# The Scioto Showdown Bass Tournament - 2 Day Event (Griggs/O'Shay) - 100% Payback!



## fishingredhawk (Apr 14, 2004)

I am hosting a two (2) day open bass tournament on November 8th and 9th

Day 1 will be held at *Griggs Reservoir* (Fishinger Rd. Ramp)

Day 2 will be held at *O'Shaughnessy Reservoir* (Home Rd. Ramp)

Entry Fees are $40 per individual or $80 per team of two (2) 

*100% payback!*

The field will be limited to 30 boats. Participants may pre-register and reserve their place in the tournament. You may think to yourself that this is pretty late in the year to be fishing the River. However, from personal experience I can say that both Griggs and O'Shay fish pretty darn well in November. Please feel free to contact me (Mike) at (614) 571-5062 with questions.

Please see the attached Rules and Payout Schedule as well as the Registration Form. Directions for pre-registering and reserving your place can be found in this document. I look forward to seeing you out there!


----------



## fishingredhawk (Apr 14, 2004)

There are some nice fish biting at Griggs right now. These were caught Saturday. It's only gonna get better as the water temps drop!


----------



## Danshady (Dec 14, 2006)

are you gonna be able to get in oshay by then you think?


----------



## fishingredhawk (Apr 14, 2004)

Danshady said:


> are you gonna be able to get in oshay by then you think?

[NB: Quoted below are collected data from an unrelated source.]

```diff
@@ -555,9 +563,9 @@
                 rd = v3(d4.x, d4.y, d4.z);
                 contribution_unweighted = o4.w;
                 spectrum = c4(spectrum4);
-                divisor = divisor_in;
-                bounce_pd = bounce_pd_in;
-                path_length = path_length_in;
+                divisor = pd_in.x;
+                bounce_pd = pd_in.y;
+                path_length = __float_as_int(d4.w);
             }
         }
         else {
@@ -619,7 +627,7 @@
         const unsigned long long fin_mask = __ballot(stream_finished);
         if(fin_mask != 0ULL) {
             if(stream_finished) {
-                const uint32_t si = S.stream[p];
+                const uint32_t si = stream;
                 if(T.rng != nullptr) {
                     T.rng[si] = rng;
                 }
@@ -794,16 +802,13 @@
     if(alive) {
         word_l[ls] = SW::make(flags, n_rays, vis_init, nee_out_mask);
         SW::keep_waiting(S, p, nee_out_mask);
-        S.rng[p] = rng;
-        S.cursor[p] = cursor;
+        *slot_plane<uint3>(S, PT_PLANE_ENGINE, p) = make_uint3((uint32_t)rng, (uint32_t)(rng >> 32), (uint32_t)cursor);
         if(flags & PT_F_IN_FLIGHT) {
-            S.ray_o[p] = make_float4(ext.o.x, ext.o.y, ext.o.z, contribution_unweighted);
-            S.ray_d[p] = make_float4(ext.d.x, ext.d.y, ext.d.z, 0.0f);
-            S.spectrum[p] = f4(spectrum);
-            S.out[p] = f4(out);
-            S.divisor[p] = divisor;
-            S.bounce_pd[p] = bounce_pd;
-            S.path_length[p] = path_length;
+            *slot_plane<float4>(S, PT_PLANE_RAY_O, p) = make_float4(ext.o.x, ext.o.y, ext.o.z, contribution_unweighted);
+            *slot_plane<float4>(S, PT_PLANE_RAY_D, p) = make_float4(ext.d.x, ext.d.y, ext.d.z, __int_as_float(path_length));
+            *slot_plane<float4>(S, PT_PLANE_SPECTRUM, p) = f4(spectrum);
+            *slot_plane<float4>(S, PT_PLANE_OUT, p) = f4(out);
+            *slot_plane<double2>(S, PT_PLANE_PD, p) = make_double2(divisor, bounce_pd);
         }
     }
     n_samples += (uint32_t)__popcll(__ballot(lane_samples & 1u)) + 2u * (uint32_t)__popcll(__ballot((lane_samples & 2u) != 0u));
@@ -819,6 +824,12 @@
 #ifndef PT_PATH_WAVES
 #define PT_PATH_WAVES 4
 #endif
+
+PT_D uint32_t lane_afresh() {
+    uint32_t l;
+    asm volatile("v_mbcnt_lo_u32_b32 %0, -1, 0\n\tv_mbcnt_hi_u32_b32 %0, -1, %0" : "=v"(l));
+    return l;
+}
 
 template<bool WIDE, bool IN_LDS, int STACK_LDS>
 __global__ __launch_bounds__(256, PT_PATH_WAVES) void pt_path_kernel(const PtPathArgs *__restrict__ args) {
@@ -837,12 +848,12 @@
     }
     extern __shared__ __align__(16) unsigned char lds_raw[];
     const int tid = threadIdx.x;
-    const uint32_t lane = (uint32_t)tid & 63u;
+    uint32_t lane = (uint32_t)tid & 63u;
     const uint32_t wave_in_block = __builtin_amdgcn_readfirstlane((uint32_t)tid >> 6);
     const uint32_t wave = blockIdx.x * 4u + wave_in_block;
     const uint32_t n_slots = (uint32_t)rows * 64u;
     unsigned char *at = lds_raw;
-    lds_u2_ptr stack_l = (lds_u2_ptr)reinterpret_cast<uint2 *>(at) + tid;
+    const lds_u2_ptr stack_base = (lds_u2_ptr)reinterpret_cast<uint2 *>(at) + wave_in_block * 64u;
     at += (size_t)STACK_LDS * 256 * sizeof(uint2);
     lds_u2_ptr hit_l = (lds_u2_ptr)reinterpret_cast<uint2 *>(at) + wave_in_block * n_slots;
     at += (size_t)4 * n_slots * sizeof(uint2);
@@ -856,7 +867,9 @@
     at += (size_t)PT_LDS_TABLE_MAX * 6 * sizeof(float4);
     float4 *materials_l = reinterpret_cast<float4 *>(at);
     at += (size_t)PT_LDS_TABLE_MAX * 4 * sizeof(float4);
-    uint32_t __attribute__((address_space(3))) *born_l = (uint32_t __attribute__((address_space(3))) *)reinterpret_cast<uint32_t *>(at) + tid;
+    typedef uint32_t __attribute__((address_space(3))) *lds_u32_ptr;
+    const lds_u32_ptr born_base = (lds_u32_ptr)reinterpret_cast<uint32_t *>(at) + wave_in_block * 64u;
+    lds_u32_ptr born_l = born_base + lane;
     typedef unsigned char __attribute__((address_space(3))) *lds_u8_ptr;
     lds_u8_ptr list_l = (lds_u8_ptr)reinterpret_cast<unsigned char *>(at) + wave_in_block * 256u;
     at += (size_t)PT_COST_LDS_BYTES;
@@ -914,8 +927,12 @@
     else {
         tr.recs = (typename RecPtr<IN_LDS>::type)(glb_f4_cptr)A->sc.recs;
     }
-    tr.stack_l = stack_l;
-    tr.my_spill = (glb_u2_ptr)(A->spill + ((size_t)wave * 64 + lane) * A->spill_depth);
+    auto bind_lane = [&](const PtPathArgs *B, uint32_t l) {
+        lane = l;
+        tr.stack_l = stack_base + l;
+        tr.my_spill = (glb_u2_ptr)(B->spill + ((size_t)wave * 64 + l) * B->spill_depth);
+        born_l = born_base + l;
+    };
 
     const size_t slot_base = (size_t)wave * n_slots;
     const size_t queue_base = (size_t)wave * Q.cap;
@@ -965,8 +982,9 @@
             const PtPathArgs *P = (const PtPathArgs *)(args_c4)((const char __attribute__((address_space(4))) *)A4 + pass_offset);
             uint32_t *const walk_save = P->walk_save;
             const size_t save_stride = P->save_stride;
+            const uint32_t lane_s = lane_afresh();
             {
-                uint32_t *sv = walk_save + (size_t)wave * 64 + lane;
+                uint32_t *sv = walk_save + (size_t)wave * 64 + lane_s;
                 const size_t st = save_stride;
                 sv[0 * st] = __float_as_uint(w.o.x);
                 sv[1 * st] = __float_as_uint(w.o.y);
@@ -991,11 +1009,11 @@
             if(PT_COST_LDS_BYTES >= 1024 && !cost_on && P->compact_passes != 0 && rows > 1 && rows <= 4 && ctx.first_rows == 0u) {
                 uint32_t rows_used = 0;
                 for(uint32_t r = 0; r < (uint32_t)rows; r++) {
-                    const typename SW::T word = word_l[r * 64 + lane];
+                    const typename SW::T word = word_l[r * 64 + lane_s];
                     const bool is_ready = !(SW::flags(word) & PT_F_DONE) && SW::pending(word) == 0;
                     const unsigned long long m = __ballot(is_ready);
                     if(is_ready) {
-                        list_l[n_listed + (uint32_t)__popcll(m & ((1ULL << lane) - 1ULL))] = (unsigned char)(r * 64 + lane);
+                        list_l[n_listed + (uint32_t)__popcll(m & ((1ULL << lane_s) - 1ULL))] = (unsigned char)(r * 64 + lane_s);
                     }
                     n_listed += (uint32_t)__popcll(m);
                     rows_used += m != 0ULL ? 1u : 0u;
@@ -1006,18 +1024,18 @@
             const uint32_t n_chunks = compact ? (n_listed + 63u) / 64u : (uint32_t)rows;
 #pragma unroll 1
             for(uint32_t k = 0; k < n_chunks; k++) {
-                uint32_t ls = k * 64u + lane;
+                uint32_t ls = k * 64u + lane_s;
                 if(compact) {
                     ls = ls < n_listed ? (uint32_t)list_l[ls] : PT_NO_SLOT;
                 }
-                shade_row<WIDE>(P->sc, P->cam, P->opt, P->S, P->T, P->Q, ctx, k, ls, lane, slot_base, queue_base, word_l, hit_l, P->image, P->counters, tb, n_samples, n_vertices);
+                shade_row<WIDE>(P->sc, P->cam, P->opt, P->S, P->T, P->Q, ctx, k, ls, lane_s, (uint32_t)slot_base, queue_base, word_l, hit_l, P->image, P->counters, tb, n_samples, n_vertices);
             }
             __builtin_amdgcn_fence(__ATOMIC_ACQ_REL, "workgroup");
             __builtin_amdgcn_s_waitcnt(0);
             {
                 asm volatile("" : "+s"(pass_offset));
                 const PtPathArgs *R = (const PtPathArgs *)(args_c4)((const char __attribute__((address_space(4))) *)A4 + pass_offset);
-                const uint32_t *sv = R->walk_save + (size_t)wave * 64 + lane;
+                const uint32_t *sv = R->walk_save + (size_t)wave * 64 + lane_afresh();
                 const size_t st = R->save_stride;
                 w.o = v3(__uint_as_float(sv[0 * st]), __uint_as_float(sv[1 * st]), __uint_as_float(sv[2 * st]));
                 w.d = v3(__uint_as_float(sv[3 * st]), __uint_as_float(sv[4 * st]), __uint_as_float(sv[5 * st]));
@@ -1042,8 +1060,9 @@
 #endif
             win_o = make_float4(0, 0, 0, 0);
             win_d = make_float4(0, 0, 0, __uint_as_float(PT_DEST_NULL));
-            if(lane < ctx.q_count) {
-                uint32_t i = ctx.q_head + lane;
+            const uint32_t lane_w = lane_afresh();
+            if(lane_w < ctx.q_count) {
+                uint32_t i = ctx.q_head + lane_w;
                 i = i >= Q.cap ? i - Q.cap : i;
                 win_o = Q.ray_o[queue_base + i];
                 win_d = Q.ray_d[queue_base + i];
@@ -1054,6 +1073,11 @@
             }
         }
 
+        {
+            size_t bind_offset = 0;
+            asm volatile("" : "+s"(bind_offset));
+            bind_lane((const PtPathArgs *)(args_c4)((const char __attribute__((address_space(4))) *)A4 + bind_offset), lane_afresh());
+        }
         bool finished = false;
         for(;;) {
             if(active && w.cur == PT_REF_NONE) {
@@ -1093,8 +1117,9 @@
                     const uint32_t take = ctx.q_count < n_idle ? ctx.q_count : n_idle;
                     const uint32_t rank = (uint32_t)__popcll(idle_mask & ((1ULL << lane) - 1ULL));
                     const int src = (int)(rank & 63u);
-                    const float4 ro = make_float4(__shfl(win_o.x, src), __shfl(win_o.y, src), __shfl(win_o.z, src), __shfl(win_o.w, src));
-                    const float4 rd = make_float4(__shfl(win_d.x, src), __shfl(win_d.y, src), __shfl(win_d.z, src), __shfl(win_d.w, src));
+                    auto from = [src](float v) { return __int_as_float(__builtin_amdgcn_ds_bpermute(src << 2, __float_as_int(v))); };
+                    const float4 ro = make_float4(from(win_o.x), from(win_o.y), from(win_o.z), from(win_o.w));
+                    const float4 rd = make_float4(from(win_d.x), from(win_d.y), from(win_d.z), from(win_d.w));
                     if(!active && rank < take && __float_as_uint(rd.w) != PT_DEST_NULL) {
                         tr.start(w, rec, root, ro, rd);
                         if(cost_on) {
```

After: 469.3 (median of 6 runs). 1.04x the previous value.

I hope so! If not, I will reduce it to a one day tournament.


----------



## MinnKota (Jul 24, 2007)

Mike, I Sent an Entry in this morning for Shatzer and Baker, We are looking forward to fishing pretty much our first tournament and meeting some of you guys. Really hoping we can get into Oshay. This scheduled as a 2 day event was a big draw for us. If worse comes to Worse maybe just do the 2 days on Griggs or change up the name and do a day on Griggs and a day on Alum. That would be a nice mix. Anyhow it will be nice to be around some people that share the same passion for Hawgin Dawzin.


----------



## fishingredhawk (Apr 14, 2004)

MinnKota said:


> Mike, I Sent an Entry in this morning for Shatzer and Baker, We are looking forward to fishing pretty much our first tournament and meeting some of you guys. Really hoping we can get into Oshay. This scheduled as a 2 day event was a big draw for us. If worse comes to Worse maybe just do the 2 days on Griggs or change up the name and do a day on Griggs and a day on Alum. That would be a nice mix. Anyhow it will be nice to be around some people that share the same passion for Hawgin Dawzin.

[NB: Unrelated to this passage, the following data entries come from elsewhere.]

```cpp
#ifdef LSD_PHASE_TRACE
#define LM_MARK(k) do { if (trp && lane == 0) trp[k] = clock64(); } while (0)
#else
#define LM_MARK(k) do { } while (0)
#endif
__device__ __forceinline__ float lm_werr(float sumWeightedErr, int M) { return sumWeightedErr * frcp((float)((M >> 2) << 2)); }
__device__ __forceinline__ float lm_lambda_fail(float LM_lambda, int incTry, float lambdaFailFac) {
  if (LM_lambda == 0) return 0.2f;
  double p = 1.0;
  for (int i = 0; i < incTry; i++) p *= (double)lambdaFailFac;
  return (float)((double)LM_lambda * p);
}
__device__ __forceinline__ float eval_bytes(const float N, const LmPar& L) {
  const float wh = (float)L.w * (float)L.h;
  const float texels = 4.0f * N < wh ? 4.0f * N : wh;
  return 20.0f * N + (L.writeMask ? 5.0f * N : 0.0f) + 12.0f * texels;
}
__device__ __forceinline__ float inc_norm2(const float* inc) {
  const float i0 = inc[0], i1 = inc[1], i2 = inc[2], i3 = inc[3], i4 = inc[4], i5 = inc[5];
  return (i0 * i0 + (i1 * i1 + i2 * i2)) + (i3 * i3 + (i4 * i4 + i5 * i5));
}
template <bool SPEC = false>
__device__ __forceinline__ bool lm_wave(const LmPar& par, TrackState& S, const float col, LmShared& sh, const int lane,
                                        TrackSummary* out, unsigned long long* trp, const int consumed = 0, const int mycand = 0, const int doneWord = 1) {
  float* const tot = sh.tot;
  S.lastCand = consumed;
  S.ncand = 1;
  const LmPar L = par;
  const int maxIts = L.maxIts;
  const int M = (int)rl(col, RS_M);
  const float refNum = rl(col, RS_NREF);
  const float goodCount = rl(col, RS_GOOD), badCount = rl(col, RS_BAD);
  float aff_a_lastIt, aff_b_lastIt;
  {
// ... 8 lines not shown
  S.meanRes = rl(col, RS_SUMSIGNED) * frcp(goodCount);
  S.aff_a_lastIt = aff_a_lastIt;
  S.aff_b_lastIt = aff_b_lastIt;
  S.numEvaluations = S.numEvaluations + 1;
  if (lane == 0) S.levelEvals[S.level] = S.levelEvals[S.level] + 1;
  S.bytes = S.bytes + eval_bytes(refNum, L);
  S.pending = 0;
  LM_MARK(12);
  if (L.evalOnly) { S.done = 1; if (out && lane == 0) write_summary(S, tot, out, doneWord); return false; }

  if (M < L.minWarped) {
    S.diverged = 1; S.done = 1;
    if (out && lane == 0) write_summary(S, tot, out, doneWord);
    return false;
  }
  const float werr = lm_werr(rl(col, RS_WERR), M);
  const bool useAffine = L.useAffine != 0;
  const bool tfSemantics = L.tfSemantics != 0;

  float LM_lambda = S.LM_lambda, lastErr = S.lastErr;
  int iteration = S.iteration, incTry = S.incTry;
  lsdm::SE3fH T = S.T;
  bool propose = false, start_iteration = false, accepted = false, rejected = false;
  if (S.phase == 0) {
    accepted = true;
    lastErr = werr;
    LM_lambda = L.lambdaInitial;
    iteration = 0;
    start_iteration = true;
  } else {
    const float error = werr;
    if (error < lastErr) {
      accepted = true;
      T = S.Tn;
      S.T = T;
      if (error > L.convergenceEps * lastErr) iteration = maxIts;
      lastErr = error;
      if (tfSemantics) S.last_residual = error;
      if (LM_lambda <= 0.2) LM_lambda = 0;
      else LM_lambda *= L.lambdaSuccessFac;
      iteration++;
      start_iteration = true;
    } else {
      if (!(inc_norm2(S.inc) > L.stepSizeMin)) {
        iteration = maxIts;
        iteration++;
        start_iteration = true;
      } else {
        LM_lambda = lm_lambda_fail(LM_lambda, incTry, L.lambdaFailFac);
        propose = true;
        rejected = true;
      }
    }
  }
  if (accepted) {
    if (useAffine) { S.aff_a = aff_a_lastIt; S.aff_b = aff_b_lastIt; }
    const float rn = frcp((float)((size_t)6 * (size_t)(M >> 2)));
    const int k = lane - RS_A0;
    if (k >= 0 && k < 21) {
      const int i = (k >= 6) + (k >= 11) + (k >= 15) + (k >= 18) + (k >= 20);
      const int j = k - (i * 6 - (i * (i - 1)) / 2) + i;
      const float v = (0.0f + col) * rn;
      S.A[i * 6 + j] = v;
      S.A[j * 6 + i] = v;
    }
    if (lane >= RS_B0 && lane < RS_B0 + 6) S.b[lane - RS_B0] = (0.0f - col) * rn;
  }
  if (start_iteration && iteration < maxIts) { S.numWarpUpdates = S.numWarpUpdates + 1; incTry = 0; propose = true; }
  S.lastErr = lastErr;
  S.LM_lambda = LM_lambda;
  S.iteration = iteration;
  LM_MARK(13);
  if (propose) {
    const int extra = SPEC ? mycand : 0;
    for (int j = 0; j < extra; j++) { incTry++; LM_lambda = lm_lambda_fail(LM_lambda, incTry, L.lambdaFailFac); }
    S.ncand = L.trials;
    float inc[6];
    const float damp = 1 + LM_lambda;
    LM_MARK(14);
    gj6_solve_wave(S.A, S.b, damp, sh.gj, lane, inc);
    LM_MARK(15);
    S.incTry = incTry + 1;
#pragma unroll
    for (int i = 0; i < 6; i++) S.inc[i] = inc[i];
    set_eval_pose(S, se3f_mul_wave(se3f_exp_wave(inc, lane), T, lane));
    S.phase = 1;
    LM_MARK(16);
    return true;
  }
  S.incTry = incTry;
  if (!tfSemantics) S.last_residual = lastErr;
  if (S.level == L.lastLevel) {
    S.done = 1;
    if (out && lane == 0) write_summary(S, tot, out, doneWord);
  } else {
    S.level = S.level - 1;
    S.phase = 0;
    set_eval_pose(S, T);
// ... 126 lines not shown
__device__ __forceinline__ int xcd_tile(int b, int nb) { return (nb & 7) == 0 ? (b & 7) * (nb >> 3) + (b >> 3) : b; }


struct TrialRecord {
  float inc[6];
  float pose[7];
  float R[9], t[3];
  float pad_[7];
};
static_assert(sizeof(TrialRecord) == 128 && sizeof(lsdm::SE3fH) == sizeof(float[7]), "a trial record is 32 floats; its pose is a TrackState::Tn");
enum { TRIAL_RECORD_WORDS = offsetof(TrialRecord, pad_) / 4 };
__device__ __forceinline__ float trial_record_word(const TrackState& S, const int i) {
  constexpr int P = offsetof(TrialRecord, pose) / 4, R = offsetof(TrialRecord, R) / 4, T = offsetof(TrialRecord, t) / 4;
  return i < P ? S.inc[i] : (i < R ? ((const float*)&S.Tn)[i - P] : (i < T ? S.R[i - R] : S.t[i - T]));
}
__device__ __forceinline__ void trial_record_adopt(TrackState& S, const TrialRecord& rec, const int lane) {
  if (lane < 6) S.inc[lane] = rec.inc[lane];
  if (lane < 7) ((float*)&S.Tn)[lane] = rec.pose[lane];
  if (lane < 9) S.R[lane] = rec.R[lane];
  if (lane < 3) S.t[lane] = rec.t[lane];
}
__device__ __forceinline__ int trials_at(const TrackSpec& spec, const int level) { return (spec.specC > 1 && spec.trials[level] > 1) ? spec.trials[level] : 1; }

#define RS_COLS 44
struct TrackScratch {
  float* sums;
  int4* topkey;
  float* topval;
  int max_rows;
  int cmax;
  TrialRecord* recs;
#ifdef LSD_PHASE_TRACE
  unsigned long long* trace;
#endif
};
```

lsd_slam_amd/csrc/tracker.hip:

```cpp
#include <atomic>
#include <chrono>
#include "track_device.hpp"
#include "reposition_plan.hpp"

#ifdef LSD_PHASE_TRACE
#define PHASE_MARK(k) do { if (trOn_ && threadIdx.x == 0) tr_[k] = clock64(); } while (0)
#define LSD_TRACE_WORDS 32
#define TRACE_PARAMS , const bool trOn_, unsigned long long* const tr_
#define TRACE_ARGS , trOn_, tr_
#define TRACE_PUT(rec, who, k, v) do { if (trOn_ && threadIdx.x == (who)) (rec)[k] = (unsigned long long)(v); } while (0)
#define TRACE_LM_REC (trOn_ ? tr_ : nullptr)
__device__ __forceinline__ unsigned long long* trace_open(unsigned long long* trace, const bool mine, unsigned long long** s_trp) {
  if (!mine) return trace;
  const unsigned long long n = trace[0];
  trace[0] = n + 1;
  unsigned long long* tr_ = trace + 1 + (n % 4096) * LSD_TRACE_WORDS;
  for (int k = 0; k < LSD_TRACE_WORDS; k++) tr_[k] = 0;
  tr_[8] = wall_clock64();
  tr_[24] = (unsigned long long)gridDim.x; tr_[25] = (unsigned long long)gridDim.y;
  *s_trp = tr_;
  return tr_;
}
#else
#define PHASE_MARK(k) do { } while (0)
// ... 31 lines not shown
  if (tid < 36) S.A[tid] = 0;
  if (tid < 6) { S.b[tid] = 0; S.inc[tid] = 0; }
}

struct StepAddr {
  const float *sums_in, *topval_in;
  float *sums_out, *topval_out;
  const int4* topkey_in; int4* topkey_out;
  const TrialRecord* recs_in;
  TrialRecord* recs_out;
  int max_rows, cmax;
};
template <bool BATCH, int MODE>
__device__ __forceinline__ StepAddr step_addr(const TrackScratch& sc, const int parity) {
  const size_t rows = (size_t)sc.max_rows, cm = (size_t)sc.cmax, job0 = BATCH ? (size_t)blockIdx.y * 2 * cm : 0;
  const size_t in = job0 + (size_t)parity * cm, out = job0 + (size_t)(MODE == TS_EVAL ? parity : 1 - parity) * cm;
  constexpr size_t TAIL = TAIL_ROWS * TAIL_STRIDE;
  return {sc.sums + in * RS_COLS * rows, sc.topval + in * rows * TAIL, sc.sums + out * RS_COLS * rows, sc.topval + out * rows * TAIL,
          sc.topkey + in * rows, sc.topkey + out * rows, sc.recs + in, sc.recs + out, sc.max_rows, sc.cmax};
}
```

Looking forward to meeting you!

I have permits for two days, and we will certainly fish O'Shay if the water level permits!


----------



## MinnKota (Jul 24, 2007)

Will Pray for some Rain between now and then.


----------



## fishingredhawk (Apr 14, 2004)

The 10-day forecast is looking pretty good. Hopefully we'll have 60 degrees.

Already have a couple of teams paid and signed up.


----------



## Pancho (May 3, 2005)

do you guys planing to fish oshay still? I live close to oshay and I ck the ramps yesterday and they look bad!!!you can walk all the way down when the ramp ends and then drops up to 5 feet;


----------



## fishingredhawk (Apr 14, 2004)

ANNOUNCEMENT:

Due to the extremely low water levels at O'Shaughnessy Reservoir, Day 2 of the Scioto Showdown has been canceled. The tournament will now be limited to a one (1) day event, to be held on November 8th (Saturday) at Griggs Reservoir.


----------



## MinnKota (Jul 24, 2007)

Why don't we just do 2 days on Griggs? Gives me an excuse to get out of the House fishing and competing for 2 days Plus could be interesting with the Weather Forecast.


----------



## fishingredhawk (Apr 14, 2004)

MinnKota said:


> Why don't we just do 2 days on Griggs? Gives me an excuse to get out of the House fishing and competing for 2 days Plus could be interesting with the Weather Forecast.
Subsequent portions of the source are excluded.